Two different issues, I think.

Textspeak (including LOL) as a subject of discussion - perfectly OK.

Textspeak (including LOL) as part of an input to a discussion - not acceptable.

Your question was an example of the former, it seems to me.

Hehehe.


----------



## ewie

Cathy Rose said:


> Bless your hearts. We're in complete agreement, then. So, when we see it on the forum do we ignore it and hope it goes away by itself, or do we say, "Dear Gentle Poster, please do not use the non-word LOL."?
> Cathy


Ah dear gentle Cathy Dear, it barely even _registers_ with me any more, well, no more than do commas, full-stops etc.: it's become as banal as punctuation ... only less useful than that.
So I ignore it 99.9% of the time. I might add (i.e. I _will_ add) that whenever I 'meet' someone new on th'internet, I always ~ i.e. whenever I remember ~ make a point of telling them that I *only ever* use 'LOL' when I *really genuinely physically* laugh out loud at something ... this does happen occasionally, honest.


----------



## Gwan

Even my mother lols, so I think it's here to stay. And humorously, a French guy once told me that I wouldn't understand French texts because they use words like "lol". He had no idea what it stood for when questioned! I lolled.


----------



## Chiquita.inglesa

I must say I think 'LOL' is definitely going to stay the distance. Take the example of Homer Simpson's "D'oh!" and it's inclusion in some stupid, previously respected dictionary. Usage will equate to recognition. Eventually. Although if anyone talks about it as an example of language evolving with it's speakers and its present use, I will definitely not 'LOL'. This is not what I call progress.


----------



## cuchuflete

Loob said:


> Two different issues, I think.
> 
> Textspeak (including LOL) as a subject of discussion - perfectly OK.
> 
> Textspeak (including LOL) as part of an input to a discussion - not acceptable.
> 
> Your question was an example of the former, it seems to me.
> 
> Hehehe.



Hehehe? That should be shesheshe, in the interest of Pullitikal keerrectitude.

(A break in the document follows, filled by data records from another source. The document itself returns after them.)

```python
def build() -> None:
    csrc = os.path.join(ROOT, "multi_agent_pkgs_amd", "csrc")
    subprocess.check_call(["make", "-C", csrc, "-s"])
    subprocess.check_call(["make", "-C", os.path.join(ROOT, "oracle"), "-s"])
    subprocess.check_call(["make", "-C", os.path.join(ROOT, "tests", "wave_emu"), "-s"])
    subprocess.check_call(["make", "-C", os.path.join(ROOT, "examples"), "-s"])
    subprocess.check_call(["make", "-C", os.path.join(ROOT, "ros"), "-s"])
    subprocess.check_call(["make", "-C", os.path.join(ROOT, "tests", "ros_shim"), "-s"])
    import multi_agent_pkgs_amd
    from multi_agent_pkgs_amd import lib
    L = lib.load()
    for name in lib.EXPORTS:
        getattr(L, name)
    print("build ok: libhdsm.so version 0x%x" % L.hdsm_version())


def smoke() -> None:
    import numpy as np
    sys.path.insert(0, os.path.join(ROOT, "tests"))
    import problems
    from multi_agent_pkgs_amd import lib
    from multi_agent_pkgs_amd.params import agile_params
    from oracle import pyoracle as orc

    prm = agile_params(10, max_rows_static=18)
    sn = problems.swarm_snapshot(prm, 16, seed=7, turn=True)
    args = [sn[k] for k in ("agent_id", "state", "ref", "n_poly", "n_rows", "A", "b", "plans", "has_plan")]
    sol = lib.Solver(prm, 16, 16, device=0)
    g = sol.replan(*args)
    o = orc.replan(prm, *args)
    assert (g["status"] == o["status"]).all(), (g["status"], o["status"])
    ok = o["status"] != 2
    dt = float(np.abs(g["traj"] - o["traj"])[ok].max())
    dj = float(np.abs(g["obj"] - o["obj"])[ok].max())
    assert dt < 1e-6 and dj < 1e-6, (dt, dj)
    print("smoke ok: 16 agent-replans on cuda:0, max |traj - oracle| = %.2e, |obj - oracle| = %.2e" % (dt, dj))


# ... 5 lines not shown
```

### multi_agent_pkgs_amd/csrc/hdsm_consts.cpp

```cpp
#include "hdsm_consts.h"

#include <cmath>
#include <cstdlib>
#include <cstring>
#include <vector>

namespace hdsm {
namespace {

struct M3 {
  double m[3][3];
};
M3 eye() {
  M3 r{};
  for (int i = 0; i < 3; ++i) r.m[i][i] = 1;
  return r;
}
M3 mul(const M3& a, const M3& b) {
  M3 r{};
  for (int i = 0; i < 3; ++i)
    for (int j = 0; j < 3; ++j)
      for (int k = 0; k < 3; ++k) r.m[i][j] += a.m[i][k] * b.m[k][j];
  return r;
}
// ... 38 lines not shown
      char* end = nullptr;
      const long v = std::strtol(e, &end, 10);
      if (end != e && *end == 0 && v >= lo && v <= hi) *out = (int32_t)v;
    }
  };
  auto env_real = [](const char* name, double lo, double hi, double* out) {
    if (const char* e = std::getenv(name)) {
      char* end = nullptr;
      const double v = std::strtod(e, &end);
      if (end != e && *end == 0 && v >= lo && v <= hi) *out = v;
    }
  };
  if (prm->presweep < 0 || prm->presweep > 2) return fail(err, "presweep must be 0 (automatic), 1 (never) or 2 (always)");
  if (prm->branch_rule < 0 || prm->branch_rule > 1) return fail(err, "branch_rule must be 0 (most infeasible) or 1 (first in time)");
  if (prm->stage_radius < 0 || prm->time_limit_s < 0) return fail(err, "stage_radius / time_limit_s must not be negative");
  if (!(prm->mip_gap >= 0) || prm->mip_gap >= 1) return fail(err, "mip_gap must be in [0, 1)");
  c->cand_tau = prm->stage_radius > 0 ? prm->stage_radius : 0.6;
  env_real("HDSM_CAND_TAU", 0.01, 10.0, &c->cand_tau);
  c->branch_rule = prm->branch_rule == 0 ? 1 : 0;
  env_int("HDSM_BRANCH_RULE", 0, 1, &c->branch_rule);
  c->presweep = prm->presweep == 0 ? 2 : (prm->presweep == 1 ? 0 : 1);
  env_int("HDSM_PRESWEEP", 0, 2, &c->presweep);
  c->hot_tau = 1e30;
  env_real("HDSM_HOT_TAU", 1e-3, 1e30, &c->hot_tau);
  c->pick_rule = 1;
  env_int("HDSM_PICK_RULE", 0, 1, &c->pick_rule);
  c->box_cut = 1;
  env_int("HDSM_BOX_CUT", 0, 1, &c->box_cut);
  c->scanner = 1;
  env_int("HDSM_SCANNER", 0, 2, &c->scanner);
  c->child_bound = 1, c->overlap_sweep = 1;
  env_int("HDSM_OVERLAP_SWEEP", 0, 1, &c->overlap_sweep);
  env_int("HDSM_CHILD_BOUND", 0, 1, &c->child_bound);
  c->dominance = 1;
  env_int("HDSM_DOMINANCE", 0, 1, &c->dominance);
  c->mip_gap = prm->mip_gap;
  c->leaf_mfma = 1;
  env_int("HDSM_LEAF_MFMA", 0, 1, &c->leaf_mfma);
  c->time_ticks = 0;
  c->r_u = prm->r_u;
  for (int k = 0; k < 6; ++k) c->wx[k] = prm->r_x[k], c->wn[k] = prm->r_n[k];
  for (int ax = 0; ax < 3; ++ax) {
    c->lbu[ax] = prm->u_lb[ax], c->ubu[ax] = prm->u_ub[ax];
    for (int comp = 1; comp < 3; ++comp) {
      c->lbs[comp][ax] = prm->x_lb[3 * comp + ax];
      c->ubs[comp][ax] = prm->x_ub[3 * comp + ax];
    }
  }
  c->radius = prm->drone_radius;
  const double kk = prm->drone_radius / prm->drone_z_offset;
  c->k2m1 = kk * kk - 1.0;
  c->pert = prm->plane_perturb;

  for (int ax = 0; ax < 3; ++ax) {
    M3 Ac{};
    Ac.m[0][1] = 1, Ac.m[1][1] = -prm->drag[ax], Ac.m[1][2] = 1;
    const double dt = prm->dt;
    M3 Ad, Bm;
    if (!prm->rk4) {
      Ad = axpy(eye(), dt, Ac);
      Bm = eye();
      for (auto& row : Bm.m)
        for (double& v : row) v *= dt;
    } else {
      const M3 A1 = Ac, A2 = mul(Ac, Ac), A3 = mul(A2, Ac), A4 = mul(A3, Ac);
      Ad = axpy(axpy(axpy(axpy(eye(), dt, A1), dt * dt / 2, A2), dt * dt * dt / 6, A3), dt * dt * dt * dt / 24, A4);
// ... 227 lines not shown
```

### multi_agent_pkgs_amd/csrc/hdsm_core.h

```cpp
#pragma once
#include <math.h>
#include <stdint.h>

#include <hip/hip_runtime.h>
#define HD __device__ __forceinline__
#define HDN __device__ __noinline__
#define PAR_FOR(i, cnt) for (int i = tid_here(); i < (cnt); i += (int)blockDim.x)
#define HDSM_UNROLL _Pragma("unroll")
#define SYNC() __syncthreads()
#define IS_T0 (HDSM_TX == 0)
namespace hdsm {
__device__ __forceinline__ int atomic_inc_i32(int* p) { return atomicAdd(p, 1); }
__device__ __forceinline__ unsigned tx() {
  unsigned t = threadIdx.x;
#if defined(__HIP_DEVICE_COMPILE__)
  asm volatile("" : "+v"(t));
#endif
  return t;
}
}
#define HDSM_TX (hdsm::tx())
#if defined(__HIP_DEVICE_COMPILE__)
#define HDSM_KERNARG_WORD __attribute__((address_space(4))) long long
#else
#define HDSM_KERNARG_WORD long long
#endif
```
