ICER_DEV void pixel_wave_run(CoderShared &s, const UnitArgs &a, PixelWave &cw, uint32_t j0, uint32_t j1, uint32_t k, uint32_t npw)
{
    DECL_LANE;
    ICER_TIMERS_DECL
    const uint32_t nchunks = (a.w * a.h + 63u) / 64u;
    const uint32_t lsb = (uint32_t)a.lsb;
    const uint32_t jfirst = j0 + (k + npw - j0 % npw) % npw;
    if (cw.fetched != jfirst && jfirst < nchunks) {
        ICER_BLANK_MASK(jfirst)
        if (!ICER_IS_BLANK(jfirst)) { FOR_LANES { LV(cw.nb) = a.ev[(size_t)jfirst * 64u + (uint32_t)lane]; } }
        cw.fetched = jfirst;
    }

    for (uint32_t j = jfirst; j < j1; j += npw) {
        LANEVAR(uint32_t, valid1); LANEVAR(uint32_t, ctx1); LANEVAR(uint32_t, bit1);
        LANEVAR(uint32_t, valid2); LANEVAR(uint32_t, ctx2); LANEVAR(uint32_t, bit2);
        ICER_BLANK_MASK(j)
        const bool blank = ICER_IS_BLANK(j);
        LANEVAR(uint32_t, eb);
        FOR_LANES { LV(eb) = blank ? 0u : LV(cw.nb); }
        if (j + npw < nchunks) {
            ICER_BLANK_MASK(j + npw)
            if (!ICER_IS_BLANK(j + npw)) { FOR_LANES { LV(cw.nb) = a.ev[(size_t)(j + npw) * 64u + (uint32_t)lane]; } }
        }
        cw.fetched = j + npw;
        FOR_LANES { ICER_UNPACK_EVENT_BYTE(LV(eb), LV(valid1), LV(ctx1), LV(bit1), LV(valid2), LV(ctx2), LV(bit2)) }
        LANEVAR(uint32_t, w1); LANEVAR(uint32_t, w2); LANEVAR(uint32_t, cnw);
#define ICER_MATCH(KEY, V, B0, B1, B2, B3) \
        ((V) & (((KEY)&1u) ? (B0) : ~(B0)) & (((KEY)&2u) ? (B1) : ~(B1)) & (((KEY)&4u) ? (B2) : ~(B2)) & (((KEY)&8u) ? (B3) : ~(B3)))
#ifdef ICER_WAVE_EMU
        assert(blank == (BALLOT(!LV(valid1) || LV(ctx1) != 0u || LV(bit1) != 0u || LV(valid2)) == 0ull));
#endif
        if (blank) {
            FOR_LANES
            {
                LV(w1) = 0x80u | ((uint32_t)lane << 8) | ((uint32_t)lane << 16);
                LV(w2) = 0;
                LV(cnw) = lane == 0 ? (64u | (64u << 8)) : 0u;
            }
        } else {
            const uint64_t V = BALLOT(LV(valid1) && LV(ctx1) != 31u);
            const uint64_t B0 = BALLOT(LV(ctx1) & 1u), B1 = BALLOT(LV(ctx1) & 2u), B2 = BALLOT(LV(ctx1) & 4u), B3 = BALLOT(LV(ctx1) & 8u);
            const uint64_t ZM = BALLOT(LV(bit1) == 0u);
            const uint64_t U = BALLOT(LV(valid2) != 0u);
            const uint64_t C0 = BALLOT((LV(ctx2) - 12u) & 1u), C1 = BALLOT((LV(ctx2) - 12u) & 2u), C2 = BALLOT((LV(ctx2) - 12u) & 4u);
            const uint64_t ZN = BALLOT(LV(bit2) == 0u);
            LANEVAR(uint32_t, om_lo); LANEVAR(uint32_t, om_hi); LANEVAR(uint32_t, g1l); LANEVAR(uint32_t, g1h); LANEVAR(uint32_t, g2l); LANEVAR(uint32_t, g2h);
            LANEVAR(uint32_t, x1); LANEVAR(uint32_t, x2);
            FOR_LANES
            {
                uint64_t m = 0, zs = ZM;
                if (U) {
                    const bool sg = lane >= 12;
                    const uint32_t key = sg ? (uint32_t)lane - 12u : (uint32_t)lane;
                    const uint64_t vv = sg ? U : V, b0 = sg ? C0 : B0, b1 = sg ? C1 : B1, b2 = sg ? C2 : B2, b3 = sg ? 0ull : B3;
                    if (lane <= 16) m = ICER_MATCH(key, vv, b0, b1, b2, b3);
                    zs = sg ? ZN : ZM;
                } else if (lane < 12) m = ICER_MATCH((uint32_t)lane, V, B0, B1, B2, B3);
                LV(om_lo) = (uint32_t)m; LV(om_hi) = (uint32_t)(m >> 32);
                LV(cnw) = (uint32_t)popc64(m) | ((uint32_t)popc64(m & zs) << 8);
                LV(x1) = LV(ctx1) & 31u; LV(x2) = LV(ctx2) & 31u;
                LV(g1l) = 0; LV(g1h) = 0; LV(g2l) = 0; LV(g2h) = 0;
            }
            WAVE_GATHER(g1l, om_lo, x1) WAVE_GATHER(g1h, om_hi, x1)
            if (U) { WAVE_GATHER(g2l, om_lo, x2) WAVE_GATHER(g2h, om_hi, x2) }
            FOR_LANES
            {
                LV(w1) = 0; LV(w2) = 0;
                if (LV(valid1)) {
                    LV(w1) = 0x80u | (LV(bit1) << 5) | LV(ctx1);
                    if (LV(ctx1) != 31u) {
                        const uint64_t m = (uint64_t)LV(g1l) | ((uint64_t)LV(g1h) << 32);
                        LV(w1) |= ((uint32_t)mbcnt64(m, lane) << 8) | ((uint32_t)mbcnt64(m & ZM, lane) << 16);
                    }
                }
                if (LV(valid2)) {
                    LV(w2) = 0x80u | (LV(bit2) << 5) | LV(ctx2);
                    const uint64_t m = (uint64_t)LV(g2l) | ((uint64_t)LV(g2h) << 32);
                    LV(w2) |= ((uint32_t)mbcnt64(m, lane) << 8) | ((uint32_t)mbcnt64(m & ZN, lane) << 16);
                }
            }
        }
#undef ICER_MATCH
        ICER_TICK(0)
        ICER_WAIT_CNT(s.a_done, ad_, j < ad_ + kQueueDepth, ab_, ICER_BP_SLEEP)
        if (ab_) break;
        ICER_TICK(1)
        PixelSlot &o = s.pq[j % kQueueDepth];
        FOR_LANES
        {
            o.e[lane][0] = LV(w1);
            o.e[lane][1] = LV(w2);
            if (lane < 17) o.cn[lane] = (uint16_t)LV(cnw);
            if (lane == 17) o.cn[17] = blank ? 1u : 0u;
        }
        ICER_PUBLISH(s.p_done[k], j + 1u)
    }
    ICER_TIMERS_STORE(a.timers)
}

When I put on the moderator hat, I delete LOLs at first sight.  In forums where I shouldn't be wearing such headgear, I just groan and report-a-pest (is that a verb?) with the red triangle.  

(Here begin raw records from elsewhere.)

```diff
diff --git a/us_potus_model_amd/csrc/potus_hmc.hip b/us_potus_model_amd/csrc/potus_hmc.hip
--- a/us_potus_model_amd/csrc/potus_hmc.hip
+++ b/us_potus_model_amd/csrc/potus_hmc.hip
@@ -1481,6 +1481,12 @@
     seg_ptr.push_back(nsub);
     if ((int)seg_kind.size() > PT_THREADS) return fail(POTUS_ERR_UNSUPPORTED, "cluster mode: member %d has %zu segments (> %d)", m, seg_kind.size(), PT_THREADS);
     pt_[CP_NSUB] = nsub; pt_[CP_NSEG] = (int)seg_kind.size(); pt_[CP_WB] = wb;
+    static_assert(CL_L1_LANE >= 8 && CL_L1_LANE + 2 < 64, "lanes 0-7 of s2info are the wave's days");
+    if (nsub > 0xffff) return fail(POTUS_ERR_UNSUPPORTED, "cluster mode: member %d has %d level-1 tasks (> 65535)", m, nsub);
+    for (int wv = 0; wv < PT_NW; wv++) {
+      int *sl = &s2info[wv * 64 + CL_L1_LANE];
+      sl[0] = nsub | (wb << 16); sl[1] = ca[wv]; sl[2] = cb[wv];
+    }
     nsubmax = std::max(nsubmax, nsub);
     auto appi = [&](const std::vector<int> &v) {
       while (sched.size() % 4) sched.push_back(0);
@@ -1522,7 +1528,8 @@
 
   int ndmax = 1, nemax = 0;
   for (int m = 0; m < K; m++) { ndmax = std::max(ndmax, part[(size_t)m * CP_N + CP_ND]); nemax = std::max(nemax, part[(size_t)m * CP_N + CP_NE]); }
-  C.NDP = ndmax | 1;
+  C.NDP = cl_ndp(ndmax);
+  if (M.SE * M.SP * 8 > 0x10000 || C.NDP * 8 > 0x10000) return fail(POTUS_ERR_UNSUPPORTED, "cluster mode: the gather program holds byte offsets in 16 bits");
   C.GS = GS; C.GROWS = GROWS;
   ClLay lay = cl_layout(S, M.SE, M.SP, C.NDP, npmax, nsubmax, C.NREP, C.NR, T, mfma ? GROWS * GS + CL_G_PAD : 0);
   {
```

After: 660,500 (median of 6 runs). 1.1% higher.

As Loob says, it's fine to discuss such things, but they are not to be used casually.
They are a danger to minors, learners, and other civilized folk.  _Cf_. gonna.

There.  Now I've had a good rant.


----------



## brian

I don't see what the big problem is with "lol" in informal e-mails, chatboard, etc.  To me, the semantic value of the "word" (dare I say) has extended beyond its "laugh out loud" roots and into an almost logographic area reminiscent of smilies or punctuation marks. In other words, when I see "lol," I don't say to myself [lōl] or [lawl] or "el ō el" or "laugh out loud"; rather, I get a similar sensation as when I see , , etc.

I don't think it's linguistically fair to always compare written (internet) language with spoken language, as there is obviously a certain void in internet language that in some sense we feel must be filled; and things like smilies and, in my opinion, "lol," help to fill this void. Whether or not people actually _say_ "lol" (or variations thereof) does not seem very relevant to the question of its acceptability 'round these parts.

To put it another way, I disagree that "lol" is a replacement for a full stop. Instead, it has almost become a new punctuation mark in its own right. The role of the exclamation mark is to allow the reader to get a sense of how exactly the author is expressing his sentence, from what angle, with what kind of emotion. "Lol" and smilies are very similar, I think. 

P.S. My mod hat is in the other room for now. LOL!


----------



## Mez3000

Cathy Rose said:


> So, where do you all think this (expression?) is headed? Will it be another RADAR, SCUBA, or SNAFU? Is it destined to become part of our lexicon?


 
This topic must be on alot of people's minds. Only yesterday, a radio program had people calling in with examples of people they knew who used terms like lol and rofl as words in everyday speech.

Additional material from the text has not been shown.